* DATASET *
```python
PHASES = ("stft_mel", "db_dct", "row_scale", "prep_weights", "conv1_stats", "conv1_bn_pool", "conv2_fwd",
          "bn2_pool", "conv3_fwd", "bn3_pool_dropout", "fc1_fwd", "fc2_loss", "metrics", "fc2_bwd", "fc1_wgrad",
          "fc1_dgrad", "bn3_bwd", "conv3_wgrad", "conv3_dgrad", "bn2_bwd", "conv2_wgrad", "conv2_dgrad",
          "conv1_bwd_wgrad", "adam", "finalize", "head_fwd", "head_mid", "head_bwd", "head_dgrad",
          "feat_gather")
# ... 173 lines not shown
        "abd_mfcc_f32": (i32, [vp, vp, i64, vp, i64, C.POINTER(Inject), vp, vp, sz, vp]),
        "abd_mfcc_rows_f32": (i32, [vp, vp, i64, vp, i64, C.POINTER(Inject), vp, vp, vp, sz, vp]),
        "abd_gather_rows_f32": (i32, [vp, i64, vp, i64, vp, vp]),
        "abd_inject_waveform_f32": (i32, [vp, i64, i64, vp, i64, C.POINTER(Inject), vp, vp, sz, vp]),
        "abd_inject_workspace_bytes": (sz, [i64]),
        "abd_inject_row_scales": (i32, [vp, i64, i64, i64, C.POINTER(Inject), vp, vp]),
        "abd_pydub_overlay_i16": (i32, [vp, i64, vp, i64, vp, i64, vp, vp]),
        "abd_pydub_overlay_ragged_i16": (i32, [vp, i64, vp, vp, i64, i64, vp, i64, i64, vp, vp, vp]),
        "abd_softmax_entropy": (i32, [vp, i64, i32, vp, vp, vp]),
        "abd_style_board_create": (i32, [C.POINTER(Effect), i32, i32, i64, C.POINTER(vp)]),
        "abd_style_board_destroy": (None, [vp]),
        "abd_style_board_apply": (i32, [vp, vp, i64, vp, i64, i64, vp, i64, vp, sz, vp]),
        "abd_style_board_workspace_bytes": (sz, [vp, i64]),
        "abd_resample_plan_create": (i32, [i32, i32, i32, C.c_double, C.POINTER(vp)]),
        "abd_resample_plan_destroy": (None, [vp]),
        "abd_resample_output_length": (i64, [vp, i64]),
        "abd_resample_f32": (i32, [vp, vp, i64, i64, i64, vp, i64, vp]),
        "abd_pair_cross_entropy": (i32, [vp, vp, i64, i32, vp, vp]),
        "abd_smallcnn_forward_per_utterance_workspace_bytes": (sz, [vp, i64]),
        "abd_smallcnn_forward_per_utterance": (i32, [vp, vp, i64, vp, C.c_uint64, C.c_uint64, vp, vp, vp, vp, sz,
                                                     vp]),
        "abd_mfcc_deploy_backward_workspace_bytes": (sz, [vp, i64, i64]),
        "abd_mfcc_deploy_backward": (i32, [vp, vp, i64, vp, i64, C.POINTER(Inject), vp, vp, i32, vp, sz, vp]),
        "abd_smallcnn_create": (i32, [i32, i32, i32, i32, C.POINTER(vp)]),
        "abd_smallcnn_destroy": (None, [vp]),
        "abd_smallcnn_set_precision": (i32, [vp, i32]),
        "abd_smallcnn_param_count": (i64, [vp]),
        "abd_smallcnn_param_offsets": (i32, [vp, C.POINTER(i64)]),
        "abd_smallcnn_flat_features": (i32, [vp]),
        "abd_smallcnn_workspace_bytes": (sz, [vp, i64]),
        "abd_smallcnn_workspace_offset": (i64, [vp, i64, C.c_char_p]),
        "abd_smallcnn_bn1_folded": (C.c_int, [vp, i64]),
        "abd_smallcnn_conv2_planes": (C.c_int, [vp, i64]),
        "abd_smallcnn_train_step": (i32, [vp, C.POINTER(TrainArgs), vp, sz, vp]),
        "abd_smallcnn_apply": (i32, [vp, C.POINTER(TrainArgs), vp, sz, vp]),
        "abd_smallcnn_forward": (i32, [vp, C.POINTER(TrainArgs), i32, vp, sz, vp]),
        "abd_smallcnn_backward": (i32, [vp, C.POINTER(TrainArgs), vp, vp, sz, vp]),
        "abd_smallcnn_eval": (i32, [vp, vp, i64, vp, vp, vp, vp, vp, vp, vp, sz, vp]),
        "abd_adam_f32": (i32, [vp, vp, vp, vp, i64, i64, f32, f32, f32, f32, vp]),
        "abd_smallcnn_input_grad_workspace_bytes": (sz, [vp, i64]),
        "abd_smallcnn_input_grad": (i32, [vp, vp, i64, vp, vp, vp, f32, vp, vp, vp, vp, sz, vp]),
        "abd_smallcnn_ablate_workspace_bytes": (sz, [vp, i64, i32]),
        "abd_smallcnn_ablate_eval": (i32, [vp, vp, i64, vp, vp, vp, vp, i32, i32, i32, vp, vp, vp, sz, vp]),
        "abd_segment_norms_workspace_bytes": (sz, [C.POINTER(i64), i32]),
        "abd_segment_norms_f32": (i32, [vp, C.POINTER(i64), i32, vp, vp, sz, vp]),
        "abd_perturb_f32": (i32, [vp, vp, vp, C.POINTER(i64), i32, f32, vp, vp]),
        "abd_sgd_f32": (i32, [vp, vp, vp, f32, vp, f32, f32, vp, i64, vp]),
        "abd_smallcnn_finetune_reg_workspace_bytes": (sz, [vp, i64]),
        "abd_smallcnn_finetune_reg_step": (i32, [vp, C.POINTER(FinetuneRegArgs), vp, sz, vp]),
        "abd_row_abs_sums_f32": (i32, [vp, vp, C.POINTER(RowSegment), i32, vp, vp, vp]),
        "abd_smallcnn_unlearn_workspace_bytes": (sz, [vp, i64]),
        "abd_smallcnn_unlearn_step": (i32, [vp, C.POINTER(UnlearnArgs), vp, sz, vp]),
        "abd_reinit_weights_f32": (i32, [vp, i64, vp, C.POINTER(RowSegment), i32, vp, C.POINTER(i64), i32, vp, vp, vp,
                                         vp]),
        "abd_smallcnn_unlearn_run": (i32, [vp, C.POINTER(UnlearnArgs), i64, vp, sz, vp]),
        "abd_nwc_pair_f32": (i32, [vp, vp, vp, C.POINTER(RowSegment), i32, vp, vp, vp, vp, vp, vp, vp]),
        "abd_smallcnn_hidden_sums": (i32, [vp, vp, i64, vp, vp, vp, vp, sz, vp]),
        "abd_smallcnn_fcprune_workspace_bytes": (sz, [vp, i64, i32]),
        "abd_smallcnn_fcprune_eval": (i32, [vp, vp, i64, vp, vp, vp, vp, i32, vp, vp, vp, sz, vp]),
        "abd_smallcnn_pruned_finetune_workspace_bytes": (sz, [vp, i64]),
        "abd_smallcnn_pruned_finetune_step": (i32, [vp, C.POINTER(PrunedFinetuneArgs), vp, sz, vp]),
        "abd_lstmattn_create": (i32, [i32, i32, i32, C.POINTER(vp)]),
        "abd_lstmattn_destroy": (None, [vp]),
        "abd_lstmattn_param_count": (i64, [vp]),
        "abd_lstmattn_param_offsets": (i32, [vp, C.POINTER(i64)]),
        "abd_lstmattn_tile_rows": (i32, []),
# ... 118 lines not shown
```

* EXERCISE BRIEF *
Would you give the number of lines in this listing that include "TrainArgs"? Only the number, please.

* ANSWER FOR THIS EXERCISE *
4